Secrets Scanner ( secrets )

The [**Secrets Scanner**](https://docs.xygeni.io/xygeni-products/secrets-security/secrets-scanner) ( `secrets` ) ( see [Secrets Security](https://docs.xygeni.io/xygeni-products/secrets-security) ) detects hardcoded secrets. It performs thorough scans of code, text files and docker images to identify exposed secrets (API keys, passwords, and other sensitive credentials).

Infrastructure-As-Code Scanner ( iac )

The [**Infrastructure-As-Code Scanner**](https://docs.xygeni.io/xygeni-products/iac-security/iac-scanner) ( `iac` ) ( see [IaC Security](https://docs.xygeni.io/xygeni-products/iac-security) ) processes IaC templates (Terraform, Ansible, CloudFormation, etc) searching for "flaws" or "defects" (a non-compliance) for a certain policy. Most flaws represent a security-related issue that adds significant risk.

Compliance Assessment Scanner ( compliance)

The [**Compliance Assessment Scanner**](https://docs.xygeni.io/xygeni-products/compliance/compliance-scanner) ( `compliance`) ( see [Software Supply-Chain Security (SSCS)](https://docs.xygeni.io/xygeni-products/software-supply-chain-security-sscs) ) checks compliance with Software Supply-Chain Security standards and guidelines. A standard is a list of checkpoints, arranged in categories. A software project is compliant with a standard ("passes") only when all the standard’s required checkpoints passed.

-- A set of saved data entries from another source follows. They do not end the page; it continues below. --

enum { K_GAUSSIAN = 0, K_CATEGORICAL = 1, K_NEGBINOM = 2 };
enum { SITE_DRAW = 0, SITE_RESAMPLE_U = 1, SITE_RESAMPLE_SLOT = 2, SITE_PSTAR = 3, SITE_FEATSEL = 4,
       SITE_SHUFFLE = 5, SITE_M_NORMAL = 6, SITE_M_ACCEPT = 7, SITE_GAMMA = 8, SITE_PHI_ALPHA = 9, SITE_PHI_GAMMA = 10,
       SITE_V = 11, SITE_ALIGN = 12, SITE_INIT_GAMMA = 13, SITE_INIT_PHI = 14, SITE_INIT_S = 15, SITE_INIT_FLAGS = 16 };
enum { ST_NOPS = 0, ST_NRESAMPLE = 1, ST_NCLONES = 2, ST_MAXID = 3, ST_SUMCLASSES = 4 };
enum { WK_EVAL = 0, WK_UPD = 1, WK_CLONE = 2, WK_MOVED = 3, WK_MOVE_EVENTS = 4, WK_COLS = 5, WK_SPLITS = 6 };

struct DsetDev {
    int kind, D, L, flag_off;
    const double *xf;
    const int *xi;
    const double *gtab;
    const double *lmtab;
    const double *lhtab;
    const double *lghtab;
    const int *maxcol;
    const double *lgtab;
    long long lgtab_len;
    char *arena;
    size_t stride;
    size_t o_particle[2];
    size_t o_col;
    size_t o_cgrp;
    size_t o_pid;
    size_t o_sid;
    size_t o_kv;
    size_t o_newid;
    size_t o_counts;
    size_t o_ncop;
    size_t o_firstc;
    size_t o_lp;
    size_t o_cn;
    size_t o_ml;
    size_t o_sb;
    size_t o_cnt;
    size_t o_nbs;
    size_t o_sstar;
    size_t o_clslead;
    size_t o_clsval;
    size_t o_cdf;
    size_t o_dl;
    size_t o_s2x;
};

struct S2Layout {
    int red, sc, stat, wk, ph, leaf_i1, leaf_n, leaf_tot, leaf_carry, leaf_prog, xfl;
    int tr, tr_stride, tr_tb, tr_cdf, tr_bytes;
    int rs_jtab, rs_raw, rs_anc, rs_hist;
    int ds0, ds_stride;
    int tab, cmask, wmask, cbi, counts, cn, ncop, firstp, tgt, slotmap, ta, tax, lp, slot_id, slot_cn, slot_g, clsval, clslead, leadcol,
        minp, nidv, knew, itemj, clist, klist, kval, krep, bmc, bmf, cbm, kbm, xid, dsc;
    int Dp, cols_l, idcap, total;
    int cls, kcap;
    int cdfl;
};

struct SweepArgs {
    int K, N, P, cap;
    int Dmax, sumD, npairs, q1, q2, trace_on;
    int terms_cap;
    int pid_lds;
    int pp_lds;
    int col_lds;
    int two_per_cu;
    int item_cap;
    unsigned iter;
    long long n, n1;
    unsigned long long seed;
    double lw_init;
    DsetDev ds[PMDI_KMAX_I];
    const int *s_in;
    const int *order;
    const double *Pi;
    const double *logphi;
    const unsigned char *flags;
    int *s_out;
    double *lw_out;
    int *pstar;
    long long *stats;
    int *err;
    double *trace;
    double *uscratch;
    int *partstar;
    int *kstate;
    long long *phase;
    long long *work;
    int *anclog;
    int *evpos;
    long long *cost;
    const int *chain_order;
    const unsigned char *group_flag;
    int ksplit;
    int n_slots;
    int *xcnt;
    double *xinc;
    int *xlab;
    unsigned long long *xhdr;
    unsigned *start_sig;
    int group_sel;
    int rank_lo, rank_hi;
    S2Layout s2;
    int *requeue;
    int *handed;
    int sweep_no;
    long long *requeue_total;
    int requeue_only;
    int slot_base;
    int err_keep;
    int *resume;
    int resume_mode;
    int *ticket;
    int *swept_by;
};

struct ClusterBatchArgs {
    DsetDev ds;
    int B;
    const int *rows;
    const unsigned char *flags;
    double *out;
};

struct FeatSelArgs {
    int K, N, sumD;
    int ltile;
    long long n;
    unsigned iter;
    unsigned long long seed;
    DsetDev ds[PMDI_KMAX_I];
    const int *traj;
    double *lm;
    int *firstpos;
    const double *fnull;
    unsigned char *flags_out;
    double *prob_out;
};

struct GibbsArgs {
    int K, N, npairs, n_chains;
    long long n;
    unsigned iter;
    unsigned long long seed;
    double *M;
    double *gamma;
    double *gamma0;
    double *Phi;
    double *vZ;
    int *s;
    int *order;
    double *Pi;
    double *logphi;
    int *ctab;
    double *wscr;
    const double *lgtab;
    int ctab_lds;
    int order_lds;
};

size_t pmdi_hypers_lds_bytes(const GibbsArgs &a);
size_t pmdi_align_lds_bytes(const GibbsArgs &a);
hipError_t pmdi_launch_gibbs_init(const GibbsArgs &a, hipStream_t stream);
hipError_t pmdi_launch_hypers(const GibbsArgs &a, int do_shuffle, hipStream_t stream);
hipError_t pmdi_launch_align(const GibbsArgs &a, hipStream_t stream);
hipError_t pmdi_launch_pack_samples(const int *s, unsigned char *out, long long count, hipStream_t stream);

hipError_t pmdi_launch_sweep(const SweepArgs &a, SweepArgs *d_args, int n_chains, int T, hipStream_t stream, SweepArgs *staging = nullptr);
hipError_t pmdi_sweep_blocks_per_cu(const SweepArgs &a, int T, int *blocks);
hipError_t pmdi_sweep2_blocks_per_cu(const SweepArgs &a, int *blocks);
hipError_t pmdi_launch_sweep2(const SweepArgs &a, SweepArgs *d_args, int n_chains, hipStream_t stream, SweepArgs *staging = nullptr);
hipError_t pmdi_launch_cluster_add(const ClusterBatchArgs &a, hipStream_t stream);
hipError_t pmdi_launch_cluster_logprob(const ClusterBatchArgs &a, hipStream_t stream);
hipError_t pmdi_launch_cluster_logmarginal(const ClusterBatchArgs &a, hipStream_t stream);
hipError_t pmdi_launch_chain_order(const long long *cost, int *order, const long long *stats, unsigned char *group_flag,
                                   long long light_ops_max, int n_chains, hipStream_t stream, const int *handed = nullptr, int sweep_no = 0);
hipError_t pmdi_launch_featsel(const FeatSelArgs &a, int n_chains, hipStream_t stream);
hipError_t pmdi_launch_psm_counts(const unsigned char *samples, long long S, int K, long long n, long long row_lo, long long row_hi,
                                  int *counts, hipStream_t stream);
hipError_t pmdi_launch_psm_counts_mfma(const unsigned char *samples, long long S, int K, long long n, long long row_lo, long long row_hi,
                                       int n_labels, int *counts, hipStream_t stream);
hipError_t pmdi_launch_label_counts(const int *s, int *counts, int n_rows, long long n, int N, hipStream_t stream);
hipError_t pmdi_launch_psm_acc_add(const unsigned char *samples, long long S, int K, long long n, int n_labels, int *counts, hipStream_t stream);
hipError_t pmdi_launch_psm_acc_mirror(int *counts, int K, long long n, hipStream_t stream);
hipError_t pmdi_launch_psm_acc_merge(int *a, const int *b, int K, long long n, hipStream_t stream);
hipError_t pmdi_launch_fusion_add(const unsigned char *samples, long long S, int K, long long n, int n_labels, const unsigned char *masks,
                                  const unsigned char *order, const int *n_class, int *counts, hipStream_t stream);
hipError_t pmdi_launch_fusion_obs(const unsigned char *samples, long long S, int K, long long n, const unsigned char *masks, int G, int *fused,
                                  hipStream_t stream);
hipError_t pmdi_launch_fusion_diag(const int *counts, int G, long long n, int *fused, hipStream_t stream);
hipError_t pmdi_launch_fusion_merge_obs(int *a, const int *b, int G, long long n, hipStream_t stream);
hipError_t pmdi_launch_psm_score(const int *counts, int K, long long n, int which, int wide, const int *cand, long long B, long long ld,
                                 unsigned long long *out, hipStream_t stream);
hipError_t pmdi_launch_psm_rowscore(const int *counts, int K, long long n, int which, int wide, const int *cand, long long B, long long ld,
                                    unsigned long long *own, int *size, unsigned long long *rowtotal, hipStream_t stream);
#define PMDI_REFINE_GMAX_I 4096
hipError_t pmdi_launch_psm_refine(const int *counts, int K, long long n, int which, long long D, int wide, unsigned *W, const int *start,
                                  long long B, long long ld, int max_sweeps, int *labels, long long *moves, int *sweeps, int *flag,
                                  hipStream_t stream);
hipError_t pmdi_launch_psm_refine_build(const int *counts, int K, long long n, int which, unsigned *W, hipStream_t stream);
hipError_t pmdi_launch_psm_refine_vi(const int *counts, int K, long long n, int which, long long D, unsigned *W, long long *own,
                                     const int *start, long long B, long long ld, int max_sweeps, int *labels, long long *moves,
                                     int *sweeps, long long *objective, int *flag, hipStream_t stream);
void pmdi_vi_log2_table_host(int *out);
hipError_t pmdi_launch_partition_rows(const void *labels, int is_bytes, long long R, long long n, long long ld, int G, unsigned char *bytes,
                                      long long *pairs, long long *hl, int *nclust, int *err, hipStream_t stream);
hipError_t pmdi_launch_partition_distance(const unsigned char *cand, long long B, int Gc, const unsigned char *draws, long long R, int Gd,
                                          long long n, long long *both, long long *jl, hipStream_t stream);
hipError_t pmdi_launch_partition_refine(const unsigned char *draw_bytes, long long R, int Gd, long long n, unsigned char *dT,
                                        unsigned short *tables, int lgp, const int *start, long long B, long long ld, int gcap, int loss,
                                        int max_sweeps, int *labels, long long *moves, int *sweeps, int *converged, long long *marginal,
                                        long long *joint, int *flag, hipStream_t stream);
hipError_t pmdi_launch_psm_blocksum(const int *counts, long long S, int K, long long n, int G, const unsigned short *g16, long long npad,
                                    const int *perm, const int *chunk_at, const int *chunk_info, int nchunks, const int *gsize,
                                    unsigned long long *out, hipStream_t stream);
enum { PMDI_DATA_RAW_I = 0, PMDI_DATA_SQDEV_I = 1, PMDI_DATA_ZBIN_I = 2, PMDI_DATA_LEVELS_I = 3 };
hipError_t pmdi_launch_data_groupsum(int is_float, const void *x, int D, long long ld, int G, int mode, const int *perm, const int *chunk_at,
                                     const int *chunk_info, int nchunks, const int *chunks_at, const double *shift, const double *scale,
                                     int L, double *part, void *out, int *flag, hipStream_t stream);

struct SummaryArgs {
    int C, K, N, npairs;
    int phi_stride;
    long long n, sumD;
    const int *s;
    const double *M;
    const double *Phi;
    const unsigned char *flags;
    int *nclust;
    int *err;
    long long *hist;
    long long *nclust_sum, *nclust_sumsq;
    double *M_mean, *M_m2;
    double *Phi_mean, *Phi_m2;
    long long *flag_count;
    long long *tr_nclust;
    double *tr_M, *tr_Phi;
};
hipError_t pmdi_launch_summary_add(const SummaryArgs &a, long long t, hipStream_t stream);

struct MixingArgs {
    int C, K, N, npairs;
    int phi_stride;
    int L, J;
    int np;
    long long n;
    const int *s;
    const double *M;
    const double *Phi;
    unsigned char *ring;
    long long *P_ring;
    double *y_ring;
    long long *A;
    double *nclust;
    int *err;
    long long *rand_num;
    double *ari_sum;
    double *sum_y, *prod, *head, *tail, *first;
};
hipError_t pmdi_launch_mixing_add(const MixingArgs &a, long long t, hipStream_t stream);

struct PredictArgs {
    int C, K, N, sumD;
    int ltile;
    long long n, m;
    DsetDev ds[PMDI_KMAX_I];
    const double *nxf[PMDI_KMAX_I];
    const int *nxi[PMDI_KMAX_I];
    const int *s;
    const double *Pi;
    const unsigned char *flags;
    double *lp;
    int lp_all;
    int Cb;
    int *cn;
    int *q;
    double *inc;
    int *qnew;
    int *err;
    long long *sim;
    long long *new_cluster;
    double *lpd_sum;
    int masked;
    int Dmax;
    const unsigned char *obs[PMDI_KMAX_I];
    double *mu;
    double *loc_sum;
    double *loc_joint_sum;
    long long *flag_on;
};
struct CoupledArgs {
    int npairs, nsub;
    const double *Phi;
    double *conn;
    double *Z0, *logZ0;
    double *g;
    double *Z;
    int *qj;
    int *qjnew;
    int *fq;
    double *incj;
    long long *sim_joint;
    long long *new_cluster_joint;
    long long *fused_new;
    double *lpd_joint_sum;
};
hipError_t pmdi_launch_predict_add(const PredictArgs &a, hipStream_t stream, const CoupledArgs *cp = nullptr);
hipError_t pmdi_launch_predict_merge(const PredictArgs &a, const long long *sim_b, const long long *nc_b, const double *lpd_b, hipStream_t stream);
hipError_t pmdi_launch_predict_merge_imputed(const PredictArgs &a, const double *loc_b, const double *locj_b, const long long *flag_b, hipStream_t stream);
void pmdi_launch_predict_chain_tables(const PredictArgs &a, const CoupledArgs &cp, hipStream_t stream);
void pmdi_launch_predict_couple(const PredictArgs &a, const CoupledArgs &cp, int c0, int chains, hipStream_t stream);
void pmdi_launch_predict_coupled_reduce(const PredictArgs &a, const CoupledArgs &cp, hipStream_t stream);
hipError_t pmdi_launch_predict_coupled_merge(const PredictArgs &a, const CoupledArgs &cp, const long long *fused_b, const double *lpdj_b, hipStream_t stream);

Code Tampering Scanner ( codetamper )

The [**Code Tampering Scanner**](https://docs.xygeni.io/xygeni-products/anomaly-detection/code-tampering-scanner) ( `codetamper` ) ( see [Anomaly Detection](https://docs.xygeni.io/xygeni-products/anomaly-detection) ) is a tool that checks the commits of the software project under analysis, and reports "changes in critical files" according to critical files rules currently active for the policy assigned to the project.

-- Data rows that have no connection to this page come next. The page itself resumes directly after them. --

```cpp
mantis_status mantis_create(const mantis_config* cfg_in, void** out_ctx) {
  if (!out_ctx) return MANTIS_ERR_ARG;
  *out_ctx = nullptr;
  mantis_config cfg;
  mantis_default_config(&cfg);
  if (cfg_in) {
    if (cfg_in->struct_size != (int32_t)sizeof(mantis_config)) {
      g_create_err = "mantis_config.struct_size mismatch";
      return MANTIS_ERR_ARG;
    }
    cfg = *cfg_in;
  }
  if (cfg.max_quads == 0) cfg.max_quads = kMaxQuads;
  if ((int64_t)cfg.particles * cfg.iterations * 6 * (cfg.max_cams > 0 ? cfg.max_cams : 1) > INT32_MAX) {
    g_create_err = "particles x iterations x 6 x max_cams exceeds 2^31 gaussians per batch";
    return MANTIS_ERR_ARG;
  }
  if (cfg.particles < 1 || cfg.particles > 96 || cfg.iterations < 0 || cfg.iterations > 1000 || cfg.max_cams < 1 ||
      cfg.max_width < 3 || cfg.max_height < 3 || cfg.gn_iterations < 0 || cfg.gn_iterations > 10 ||
      cfg.quad_gn_iterations < 0 || cfg.quad_gn_iterations > 20 || cfg.rig_weighting < 0 || cfg.rig_weighting > 1) {
    g_create_err = "invalid config (particles 1..96, iterations 0..1000, gn_iterations 0..10, "
                   "quad_gn_iterations 0..20, max_cams >= 1, image >= 3x3)";
    return MANTIS_ERR_ARG;
  }
  if (cfg.max_width > 8190) {
    g_create_err = "max_width: at most 8190 (the hysteresis bands hold a row's worst-case runs in LDS)";
    return MANTIS_ERR_ARG;
  }
  if (cfg.max_height > 65533) {
    g_create_err = "max_height: at most 65533 (border walks and contour points pack y + 1 in 16 bits)";
    return MANTIS_ERR_ARG;
  }
  if ((int64_t)((cfg.max_height + HB_ROWS - 1) / HB_ROWS) * HB_ROWS * ((cfg.max_width + 1) / 2) >= (1 << 24)) {
    g_create_err = "max_width x max_height: at most 2^25 pixels (hysteresis run ids and their band row share a word)";
    return MANTIS_ERR_ARG;
  }
  if (cfg.max_quads != kMaxQuads) {
    g_create_err = "max_quads: the per-frame quad capacity is fixed at 256 in this build";
    return MANTIS_ERR_ARG;
  }
  int ndev = 0;
  if (hipGetDeviceCount(&ndev) != hipSuccess || ndev <= cfg.device) {
    g_create_err = "no HIP device available (libmantis_amd requires an MI355X / gfx950 GPU)";
    return MANTIS_ERR_DEVICE;
  }
  Ctx* c = new Ctx();
  c->cfg = cfg;
  c->rng_state = cfg.rng_seed ? cfg.rng_seed : 0xffffffffULL;
  if (hipSetDevice(cfg.device) != hipSuccess || hipStreamCreateWithFlags(&c->s, hipStreamNonBlocking) != hipSuccess ||
      hipStreamCreateWithFlags(&c->s_copy, hipStreamNonBlocking) != hipSuccess ||
      hipEventCreateWithFlags(&c->ev_gauss, hipEventDisableTiming) != hipSuccess ||
      hipEventCreateWithFlags(&c->ev_wait, hipEventDisableTiming | hipEventBlockingSync) != hipSuccess) {
    g_create_err = "hipSetDevice/hipStreamCreate failed";
    if (c->s) (void)hipStreamDestroy(c->s);
    if (c->s_copy) (void)hipStreamDestroy(c->s_copy);
    delete c;
    return MANTIS_ERR_DEVICE;
  }
  if (hipDeviceGetAttribute(&c->n_cu, hipDeviceAttributeMultiprocessorCount, cfg.device) != hipSuccess || c->n_cu < 1)
    c->n_cu = 256;
  if (const char* e = std::getenv("MANTIS_RPP_BLOCKS")) c->rpp_blocks = std::atoi(e);
  if (const char* e = std::getenv("MANTIS_OP_ROUNDS")) c->op_rounds = std::max(1, std::min(kOpMaxRounds, std::atoi(e)));
  if (const char* e = std::getenv("MANTIS_OP_SPILL")) c->op_spill = std::max(0, std::min(64, std::atoi(e)));
  if (const char* e = std::getenv("MANTIS_OP_LANES_SMALL")) c->op_lanes_small = std::max(1, std::min(64, std::atoi(e)));
  if (const char* e = std::getenv("MANTIS_OP_ROUNDS_SMALL")) c->op_rounds_small = std::max(1, std::min(kOpMaxRounds, std::atoi(e)));
  if (const char* e = std::getenv("MANTIS_SEG_M")) c->seg_m = std::max(0, std::min(4096, std::atoi(e)));
  if (const char* e = std::getenv("MANTIS_CANNY_STRIP")) c->canny_strip = c->canny_small = std::atoi(e);
  if (const char* e = std::getenv("MANTIS_CANNY_CAT")) c->canny_cat = e[0] != '0';
  if (const char* e = std::getenv("MANTIS_GN_FUSED")) c->gn_fused_all = e[0] != '0';
  if (const char* e = std::getenv("MANTIS_PF_INIT")) c->pf_init = std::max(0, std::min(2, std::atoi(e)));
  if (const char* e = std::getenv("MANTIS_HYST_REC")) c->hyst_rec = e[0] != '0';
  {
    const char* pc = std::getenv("DEBUG_CLR_GRAPH_PACKET_CAPTURE");
    c->use_graphs = pc && pc[0] == '0';
    if (const char* e = std::getenv("MANTIS_GRAPHS")) c->use_graphs = c->use_graphs && e[0] != '0';
  }
  if (const char* e = std::getenv("MANTIS_HYST_EPOCH0")) c->hyst_epoch = std::max(3, std::min(255, std::atoi(e)));
  c->F = cfg.max_cams;
  c->Wmax = cfg.max_width;
  c->Hmax = cfg.max_height;
  c->plane = (size_t)(c->Wmax + 2) * (c->Hmax + 2);
  c->bstride = bits::tiled_words(c->Wmax, c->Hmax);
  c->dstride = (size_t)dbits_wpw(c->Wmax + 2) * (c->Hmax + 2);
  c->pool_cap = cfg.max_contour_points;
  {
    c->trace_lds_max = 160 * 1024 - 512 * 8 - 64;
    c->trace_lds_ok = hipFuncSetAttribute((const void*)k_trace_borders_lds, hipFuncAttributeMaxDynamicSharedMemorySize,
                                          (int)c->trace_lds_max) == hipSuccess;
    const char* so = getenv("MANTIS_SCREEN");
    c->screen_off = so && so[0] == '0';
    const char* e = getenv("MANTIS_TRACE_LDS_FRAMES");
    c->trace_lds_frames = e ? atoi(e) : c->n_cu / 4;
    const char* e2 = getenv("MANTIS_FC_SMALL_FRAMES");
    c->fc_small_frames = e2 ? atoi(e2) : c->n_cu / 4;
    const char* e3 = getenv("MANTIS_PF_SPLIT");
    c->pf_split = !(e3 && e3[0] == '0');
  }
  {
    const size_t ml = bits::tiled_words(c->Wmax, c->Hmax) * 4;
    hipFuncAttributes a1;
    c->pf_mask_lds = 0;
    if (!getenv("MANTIS_PF_MASK_GLOBAL") &&
        hipFuncGetAttributes(&a1, (const void*)k_score_pf<kPfThreads, kPfSplit, true>) == hipSuccess &&
        a1.sharedSizeBytes + ml <= 160 * 1024 &&
        hipFuncSetAttribute((const void*)k_score_pf<kPfThreads, kPfSplit, true>,
                            hipFuncAttributeMaxDynamicSharedMemorySize, (int)ml) == hipSuccess)
      c->pf_mask_lds = ml;
  }
  {
    hipFuncAttributes a;
    if (hipFuncGetAttributes(&a, (const void*)k_hyst_rec) == hipSuccess) {
      const size_t budget = 160 * 1024 - a.sharedSizeBytes;
      if (hipFuncSetAttribute((const void*)k_hyst_rec, hipFuncAttributeMaxDynamicSharedMemorySize, (int)budget) ==
          hipSuccess)
        c->hyst_rec_lds = budget;
    }
  }
  if (hipFuncSetAttribute((const void*)k_hyst_band, hipFuncAttributeMaxDynamicSharedMemorySize,
                          (int)(3 * sizeof(uint32_t) * HB_ROWS * bits::words(c->Wmax))) != hipSuccess) {
    g_create_err = "max_width too large for the hysteresis band kernel";
    (void)hipStreamDestroy(c->s);
    delete c;
    return MANTIS_ERR_ARG;
  }
  c->morph_bh = morph_lds(c->Wmax, MB_BH) <= 160 * 1024 ? MB_BH : MB_BH_NARROW;
  if (const char* e = getenv("MANTIS_MORPH_WALK")) {
    c->morph_walk = std::max(0, atoi(e));
    c->morph_walk_small = std::max(1, c->morph_walk);
  }
  if (const char* e = getenv("MANTIS_MORPH_WALK_SMALL")) c->morph_walk_small = std::max(1, atoi(e));
  if (morph_lds(c->Wmax, c->morph_bh) > 160 * 1024 ||
      hipFuncSetAttribute((const void*)k_morph, hipFuncAttributeMaxDynamicSharedMemorySize,
                          (int)morph_lds(c->Wmax, c->morph_bh)) !=
          hipSuccess) {
    g_create_err = "max_width too large for the morphology band kernel";
    (void)hipStreamDestroy(c->s);
    delete c;
    return MANTIS_ERR_ARG;
  }
  const int F = c->F;
  const int per = cfg.particles * cfg.iterations * 6;
  mantis_status st = MANTIS_OK;
  auto chk = [&](mantis_status s) { if (st == MANTIS_OK) st = s; };
  c->fstride = (c->plane + 3) & ~(size_t)3;
  chk(dalloc(c, &c->d_strong, (size_t)F * c->fstride));
  c->lstride = (c->plane + 1) & ~(size_t)1;
  chk(dalloc(c, &c->d_lroot, (size_t)F * c->lstride));
  chk(dalloc(c, &c->d_edge, c->plane));
  chk(dalloc(c, &c->d_det, c->plane));
  chk(dalloc(c, &c->d_eb, (size_t)F * c->bstride));
  chk(dalloc(c, &c->d_b1, (size_t)F * c->bstride));
  chk(dalloc(c, &c->d_b2, (size_t)F * c->bstride));
  chk(dalloc(c, &c->d_dbits, (size_t)F * c->dstride));
  c->tstride = tbits_words(c->Wmax + 2, c->Hmax + 2);
  chk(dalloc(c, &c->d_tbits, (size_t)F * c->tstride));
  c->rstride = (size_t)c->Hmax + 3 + (c->Hmax + HB_ROWS - 1) / HB_ROWS;
  chk(dalloc(c, &c->d_rowb, (size_t)F * c->rstride));
  chk(dalloc(c, &c->d_mask, c->plane));
  chk(dalloc(c, &c->d_mbits, (size_t)F * c->bstride));
  chk(dalloc(c, &c->d_lab, (size_t)F * c->plane));
  chk(dalloc(c, &c->d_frames, (size_t)F));
  chk(dalloc(c, &c->d_borders, (size_t)F * kMaxBorders));
  chk(dalloc(c, &c->d_bcount, (size_t)F * kMaxBorders));
  chk(dalloc(c, &c->d_boff, (size_t)F * kMaxBorders));
  chk(dalloc(c, &c->d_pool, (size_t)F * 2 * c->pool_cap));
  chk(dalloc(c, &c->d_scratch, (size_t)F * 4 * c->pool_cap));
  chk(dalloc(c, &c->d_quads, (size_t)F * kMaxQuads));
  chk(dalloc(c, &c->d_rpp, (size_t)F * kMaxQuads * 2));
  chk(dalloc(c, &c->d_items, (size_t)F * kMaxQuads * 2));
  chk(dalloc(c, &c->d_refine, (size_t)F * kMaxQuads * 2 * rpp::kCand));
  chk(dalloc(c, &c->d_jobs0, (size_t)F * kMaxQuads * 2));
  chk(dalloc(c, &c->d_jobs1, (size_t)F * kMaxQuads * 2 * rpp::kCand));
  chk(dalloc(c, &c->d_rq, 1));
  {
    const size_t blocks = c->rpp_blocks > 0 ? (size_t)c->rpp_blocks : (size_t)std::max(64, 3 * c->n_cu / 2);
    c->op_cap = (int32_t)(blocks * 256);
    for (int k = 0; k < 2; k++) {
      chk(dalloc(c, &c->d_opool[k], (size_t)kOpFields * c->op_cap));
      chk(dalloc(c, &c->d_ojob[k], (size_t)c->op_cap));
    }
    chk(dalloc(c, &c->d_octl, 2 * 2 * kOpMaxRounds));
  }
  chk(dalloc(c, &c->d_gen, (size_t)F * kMaxHyps));
  chk(dalloc(c, &c->d_hyps, (size_t)F * kMaxHyps));
  chk(dalloc(c, &c->d_st, (size_t)F));
  chk(dalloc(c, &c->d_sst, (size_t)F));
  chk(dalloc(c, &c->d_dbg, (size_t)F));
  chk(dalloc(c, &c->d_res, (size_t)F));
  chk(dalloc(c, &c->d_gauss, (size_t)F * per));
// ... 909 lines not shown
```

Malware Scanner ( malware )

The [**Malware Scanner**](https://docs.xygeni.io/xygeni-products/code-security-cs/malware-scanner) ( `malware` ) ( see [Code Security (CS)](https://docs.xygeni.io/xygeni-products/code-security-cs) ) is a tool that checks the files of the software project under analysis, and reports "evidences" according to malware detectors currently active for the policy assigned to the project.

Inventory Scanner ( inventory )

The [**Inventory Scanner**](https://docs.xygeni.io/xygeni-products/application-security-posture-management-aspm/inventory-scanner) ( `inventory` ) ( see [ASPM (Application Security Posture Management)](https://docs.xygeni.io/xygeni-products/application-security-posture-management-aspm) ) is used to discover SDLC assets at scan time, extracting the information from the available project and dependencies descriptors, build files, pipelines describing the CI/CD workflows, IaC templates, and eventually via calls to the tools' APIs.